=== TASK GOAL ===
For every line in the records below that holds "OligoDev", make a copy.

=== Data extracted from a collection ===
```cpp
int select_impl(pcr_ctx *ctx, pcr_set which, const pcr_pair *pairs, uint32_t n_pairs, int optimize_5, int optimize_3,
	float threshold, uint32_t min_oligo_length, uint64_t *n_entries_out, bool async, FusedAmp *fa = nullptr)
{
	if(!ctx || (n_pairs && !pairs)){ g_err = "pcr_select_words: bad argument"; return PCR_ERR_ARG; }
	if(min_oligo_length < 1 || min_oligo_length > 32){ g_err = "pcr_select_words: min_oligo_length must be in [1,32]"; return PCR_ERR_ARG; }
	HIP_TRY(hipSetDevice(ctx->device));
	SeqSet &S = ctx->sets[which];
	S.have_db = false; S.n_entries = 0;
	if(n_entries_out) *n_entries_out = 0;
	const bool ctrl_was_clean = S.ctrl_clean;
	S.ctrl_clean = false; S.touched_from_seg = false;
	bool lean = false, cleared_bits = false; size_t lean_bits_bytes = 0;
	HostTimer timer(ctx, 0);
	if(ctx->timing) ++ctx->n_timed;
	std::vector<pcrhost::Candidate> cand;
	pcrhost::build_candidates((const uint64_t *)pairs, n_pairs, optimize_5 != 0, optimize_3 != 0, threshold, cand);
	const uint32_t ncand = (uint32_t)cand.size();
	if(S.n == 0 || ncand == 0){ S.have_db = true; S.n_touched = 0; return PCR_OK; }
	std::vector<uint4> hf(ncand), hr(ncand); std::vector<uint32_t> hfl(ncand);
	for(uint32_t c = 0;c < ncand;++c){
		hf[c] = make_uint4(cand[c].fwd.a, cand[c].fwd.c, cand[c].fwd.g, cand[c].fwd.t);
		hr[c] = make_uint4(cand[c].rc.a, cand[c].rc.c, cand[c].rc.g, cand[c].rc.t);
		hfl[c] = cand[c].floor_;
	}
	int rc;
	if((rc = ctx->best.ensure((size_t)S.n*ncand)) != PCR_OK) return rc;
	if(ctx->best.generation != ctx->best_seen){
		HIP_TRY(hipMemsetAsync(ctx->best.p, 0, ctx->best.cap*sizeof(uint32_t), ctx->stream));
		ctx->best_seen = ctx->best.generation; ctx->epoch = std::min(ctx->debug_epoch, EPOCH_LIMIT);
	}
	const uint32_t n_or = 2*ncand;
	std::vector<uint32_t> or_seed, or_plain;
	HostSeedPlan H;
	uint32_t irr_off_mask = 0;
	bool want_seed3 = false, s3_with_irr = false;
	if(ctx->scan_version == 3 && !ctx->force_seed1 && !optimize_5 && !optimize_3 && n_or <= 65535 && !ctx->no_seed3 && !ctx->no_irr_index && ctx->s2_dbg == 0){
		bool worth = true;
		if(!S.pix_valid){
			std::vector<uint32_t> os, op; uint32_t om = 0;
			worth = plan_seed2(ctx, cand, os, op, om, nullptr) && op.empty() && !os.empty();
		}
		if(worth){
			int irc = ensure_pos_index(ctx, S);
			if(irc != PCR_OK) return irc;
			uint32_t n_live0 = 0;
			for(uint32_t k = std::min<uint32_t>(min_oligo_length, 256);k < 256;++k) n_live0 += S.irr_size_count[k];
			bool irr_ok = n_live0 == 0;
			if(S.pix_usable && !irr_ok && S.irr_n_multi == 0 && (uint64_t)24*S.n_irr < (uint64_t(1) << 32)){
				if((irc = ensure_irr_index(ctx, S)) != PCR_OK) return irc;
				irr_ok = S.irx_usable;
			}
			want_seed3 = S.pix_usable && irr_ok; s3_with_irr = n_live0 > 0;
		}
	}
	bool use_seed2 = false;
	if(ctx->scan_version == 3 && !ctx->force_seed1 && !optimize_5 && !optimize_3 && n_or <= 65535){
		use_seed2 = plan_seed2(ctx, cand, or_seed, or_plain, irr_off_mask, want_seed3 ? &S : nullptr);
		if(want_seed3 && !(use_seed2 && or_plain.empty() && !or_seed.empty() && plan_seed3_slices(ctx, s3_with_irr))){
			or_seed.clear(); or_plain.clear();
			use_seed2 = plan_seed2(ctx, cand, or_seed, or_plain, irr_off_mask, nullptr);
		}
		if(use_seed2 && !or_plain.empty() && (n_or <= S1_MAX_OR || or_seed.empty())) use_seed2 = false;
		if(!use_seed2){ or_seed.clear(); or_plain.clear(); irr_off_mask = 0; }
	}
	const bool use_seed3 = use_seed2 && want_seed3 && or_plain.empty() && !or_seed.empty()
		&& ctx->s3_prefix.size() == ctx->s2_seeds.size() + ctx->s2_group_end.size();
	bool dev_tables = false;
	if(!use_seed2 && ctx->scan_version == 3 && !ctx->host_seed_tables && !optimize_5 && !optimize_3 && n_or <= S1_MAX_OR){
		plan_seed1(ctx, cand, or_seed, or_plain, irr_off_mask);
		dev_tables = true;
	}
	if(use_seed2 || dev_tables){  }
	else if(ctx->scan_version == 3 && n_or <= 65535){
// ... 17 lines not shown
	const uint32_t *d_tab_seedset = nullptr, *d_bias_seedset = nullptr, *d_map_seedset = nullptr;
	{
		size_t bytes = ncand*(2*sizeof(uint4) + sizeof(uint32_t)) + 1024;
		bytes += (tab_plain.tab.size() + tab_plain.bias.size() + or_plain.size() + 256)*sizeof(uint32_t);
		bytes += (tab_seedset.tab.size() + tab_seedset.bias.size() + or_seed.size() + 256)*sizeof(uint32_t);
		bytes += (H.image.size() + H.heads.size() + H.multi.size() + 64)*sizeof(uint32_t);
		std::vector<uint4> &masks2 = ctx->s2_masks; std::vector<uint8_t> &floors2 = ctx->s2_floors;
		if(use_seed2){
			floors2.assign(((size_t)n_or + 15) & ~size_t(15), 0);
			for(uint32_t o = 0;o < n_or;++o) floors2[o] = (uint8_t)std::min<uint32_t>(cand[o >> 1].floor_, 255u);
			bytes += masks2.size()*sizeof(uint4) + floors2.size() + ctx->s2_seeds.size()*sizeof(uint32_t) + 512;
			if(use_seed3) bytes += ctx->s3_prefix.size()*sizeof(uint32_t) + 64;
		}
		const bool build_tables = dev_tables && !or_seed.empty();
		if(build_tables) bytes += ctx->s1_seeds.size()*sizeof(uint32_t) + 256;
		std::vector<OligoDev> ol;
		size_t bits_bytes = 0;
		bool fuse = false;
		if(fa && fa->n_pairs){
			bits_bytes = (size_t)fa->n_pairs*((S.n + 63)/64)*sizeof(uint64_t);
			fuse = ((uintptr_t)fa->d_fr % 16 == 0) && ((uintptr_t)fa->d_rf % 16 == 0) && (bits_bytes % 16 == 0);
			if(fuse){ build_oligos(fa->pairs, fa->n_pairs, fa->a, ol); bytes += ol.size()*sizeof(OligoDev) + 64; }
		}
		timer.next(1);
		{
			const uint64_t gen = S.ctrl.generation;
			if((rc = S.ctrl.ensure(8 + 2*(size_t)S.n + 4)) != PCR_OK) return rc;
			lean = ctx->direct_ok && async && fuse && use_seed2 && !or_seed.empty() && ctrl_was_clean && gen == S.ctrl.generation
				&& S.bucket_cap == POST_CAP && 2*fa->n_pairs <= 32*POST_MASK_WORDS;
			lean_bits_bytes = bits_bytes;
		}
// ... 130 lines not shown
						}
						if(use_seed3){
							Seed3Tables T3; T3.seeds = Tg.seeds; T3.chunk_prefix = d_s3_prefix + g_prefix; T3.masks = Tg.masks; T3.floors = Tg.floors;
							g_prefix += Tg.n_seeds + 1u;
							T3.n_seeds = Tg.n_seeds; T3.n_or = Tg.n_or; T3.or_base = Tg.or_base;
							T3.pix_first = S.pix_first.p; T3.pix_last = S.pix_last.p; T3.pix_ent = S.pix_ent.p;
							Seed3Set Q3 = { S.valid_d(), S.blk_info.p, S.blk_local.p, S.d_active.p };
							int s3_wg = 0;
							const uint32_t G = seed3_grid(ctx, &s3_wg);
							const pcr_ctx::S3Launch &L3 = ctx->s3_launch[g];
							T3.n_chunks = L3.n_chunks; T3.per_wg = L3.per_wg; T3.slice_cap = L3.slice_cap;
							T3.n_irr_wg = IA.ix_first ? L3.n_irr_wg : 0u;
							const Seed3Slices &W3 = L3.W;
							const size_t dyn3 = (size_t)g_or*sizeof(uint4) + 2*(size_t)T3.slice_cap*sizeof(uint32_t) + (((size_t)g_or + 15) & ~size_t(15)) + 16;
							if(!ctx->s3_attr_set){
								HIP_TRY(hipFuncSetAttribute((const void *)k_seed3<512>, hipFuncAttributeMaxDynamicSharedMemorySize, 128*1024));
								HIP_TRY(hipFuncSetAttribute((const void *)k_seed3<1024>, hipFuncAttributeMaxDynamicSharedMemorySize, 128*1024));
								ctx->s3_attr_set = true;
							}
							if(s3_wg == 1024) hipLaunchKernelGGL(k_seed3<1024>, dim3(G), dim3(1024), dyn3, ctx->stream, T3, Q3, IA, ctx->d_cand_fwd, ctx->d_cand_floor, sink, Z, W3);
							else hipLaunchKernelGGL(k_seed3<512>, dim3(G), dim3(512), dyn3, ctx->stream, T3, Q3, IA, ctx->d_cand_fwd, ctx->d_cand_floor, sink, Z, W3);
						}
						else if(ctx->s2_dbg)
							hipLaunchKernelGGL(k_seed2<true>, sgrid, sblock, dyn, ctx->stream, S.tb_d(), S.valid_d(), S.tile_desc.p, S.n_tiles, Tg, S.d_active.p, ctx->d_cand_fwd, ctx->d_cand_floor, ncand, IA, sink,
							ctx->s2_dbg, Z);
						else
							hipLaunchKernelGGL(k_seed2<false>, sgrid, sblock, dyn, ctx->stream, S.tb_d(), S.valid_d(), S.tile_desc.p, S.n_tiles, Tg, S.d_active.p, ctx->d_cand_fwd, ctx->d_cand_floor, ncand, IA, sink,
							ctx->s2_dbg, Z);
						HIP_TRY(hipGetLastError());
						first_launch = false;
					}
					if(need_seedset && (rc = launch_scan2(ctx, S, tab_seedset, ncand, sink, d_tab_seedset, d_bias_seedset, S.degen_tiles.p,
						S.n_degen_tiles, d_map_seedset)) != PCR_OK) return rc;
				}
				else if(!or_seed.empty()){
					const bool cand_lds = ncand <= SEED_CAND_LDS;
// ... 458 lines not shown
```

pcramp_amd/csrc/pcr_scan_seed3.inc:

```

constexpr uint32_t PIX_CODES = 1u << 18;
constexpr uint32_t S3_BATCH = 8;

template<bool SCATTER>
__global__ void k_pix_build(const uint32_t *__restrict__ tb, const uint32_t *__restrict__ blk_seq, const uint64_t *__restrict__ blk_off,
	const uint64_t *__restrict__ len, uint64_t total_blocks, uint32_t *__restrict__ count_or_cursor, uint4 *__restrict__ ent)
{
	const uint64_t b = (uint64_t)blockIdx.x*blockDim.x + threadIdx.x;
	if(b >= total_blocks) return;
	const uint32_t seq = blk_seq[b];
	const int64_t p0 = (int64_t)(b - blk_off[seq])*32, L = (int64_t)len[seq];
	uint32_t w[8];
#pragma unroll
	for(int k = 0;k < 8;++k) w[k] = tb[(int64_t)2*(int64_t)b - 2 + k];
#pragma unroll
	for(int i = 0;i < 32;++i){
		if(p0 + i + 9 > L) break;
		const uint32_t code = ((i < 16) ? funnel(w[2], w[3], 2*i) : funnel(w[3], w[4], 2*(i - 16))) & S2_CODE_MASK;
		if(SCATTER){
			const uint32_t at = atomicAdd(&count_or_cursor[code], 1u);
			const int jl = (i + 9) >> 4, sl = 2*((i + 9) & 15);
			const int jr = (i + 41) >> 4, sr = 2*((i + 41) & 15);
			const uint32_t l_lo = funnel(w[jl], w[jl + 1], sl), l_hi = funnel(w[jl + 1], w[jl + 2], sl) & 0x3FFFu;
			const uint32_t r_lo = funnel(w[jr], w[jr + 1], sr), r_hi = funnel(w[jr + 1], w[jr + 2], sr) & 0x3FFFu;
// ... 30 lines not shown
	const uint64_t bl = b - blk_off[q], tile = bl >> 5;
	const uint32_t nt = tile0[q + 1] - tile0[q];
	const bool degen = tile < nt && tile_degen[tile0[q] + tile];
	blk_info[b] = q | (degen ? 0x80000000u : 0u) | (active[q] ? 0u : 0x40000000u);
	blk_local[b] = (uint32_t)bl;
}

__global__ void k_blk_active(uint32_t *__restrict__ blk_info, const uint32_t *__restrict__ blk_seq, const uint8_t *__restrict__ active, uint64_t total_blocks)
{
	const uint64_t b = (uint64_t)blockIdx.x*blockDim.x + threadIdx.x;
	if(b >= total_blocks) return;
	const uint32_t v = blk_info[b] & ~BLK_INACTIVE;
	blk_info[b] = v | (active[blk_seq[b]] ? 0u : BLK_INACTIVE);
}

__device__ __forceinline__ void s3_irregular(const Seed3Tables &T3, const Seed3Set &Q, const IrrArgs2 &IA, const uint4 *__restrict__ cand_fwd,
	const uint32_t *__restrict__ cand_floor, HitSink sink, uint32_t gw, uint32_t n_gw, uint32_t lane)
{
	for(uint32_t i0 = gw*16u;i0 < T3.n_seeds;i0 += n_gw*16u){
		const uint32_t i = i0 + lane;
		const uint32_t sdv = (lane < 16u && i < T3.n_seeds) ? T3.seeds[i] : S2_END;
		const uint32_t orient = T3.or_base + (sdv & 0x1FFu);
		uint32_t first = 0, cnt = 0;
		if(sdv != S2_END && !(orient & 1u)){
			const uint32_t key = (((sdv >> 9) & 31u) << 18) | (sdv >> 14);
			first = IA.ix_first[key]; cnt = IA.ix_last[key] - first;
		}
		const uint32_t incl = s2_scan(cnt);
		const uint32_t total = s2_rl(incl, 63);
		for(uint32_t t0 = 0;t0 < total;t0 += 64u){
			const uint32_t t = t0 + lane;
			uint32_t lo = 0;
#pragma unroll
			for(uint32_t stp = 32u;stp;stp >>= 1){ if((uint32_t)__shfl((int)incl, (int)(lo + stp - 1u)) <= t) lo += stp; }
			const int sl = (int)min(lo, 63u);
			const uint32_t s_incl = (uint32_t)__shfl((int)incl, sl), s_cnt = (uint32_t)__shfl((int)cnt, sl), s_first = (uint32_t)__shfl((int)first, sl);
			const uint32_t c = (uint32_t)__shfl((int)orient, sl) >> 1;
			if(t >= total) continue;
			const IrrDev e = IA.irr[IA.ix_words[s_first + (t - (s_incl - s_cnt))]];
			if(((e.meta >> 8) & 0xFFu) < IA.min_cws || !Q.active[e.seq]) continue;
			const uint32_t n = match_count(e.w.a, e.w.c, e.w.g, e.w.t, cand_fwd[c]);
			if(n >= cand_floor[c]) record_hit(sink, e.seq, c, make_key(e.seq, e.loc, e.meta & 0xFF, 1, (e.meta >> 16) & 0xFF), n);
		}
	}
}
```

=== ANSWER BOX ===
		std::vector<OligoDev> ol;
			if(fuse){ build_oligos(fa->pairs, fa->n_pairs, fa->a, ol); bytes += ol.size()*sizeof(OligoDev) + 64; }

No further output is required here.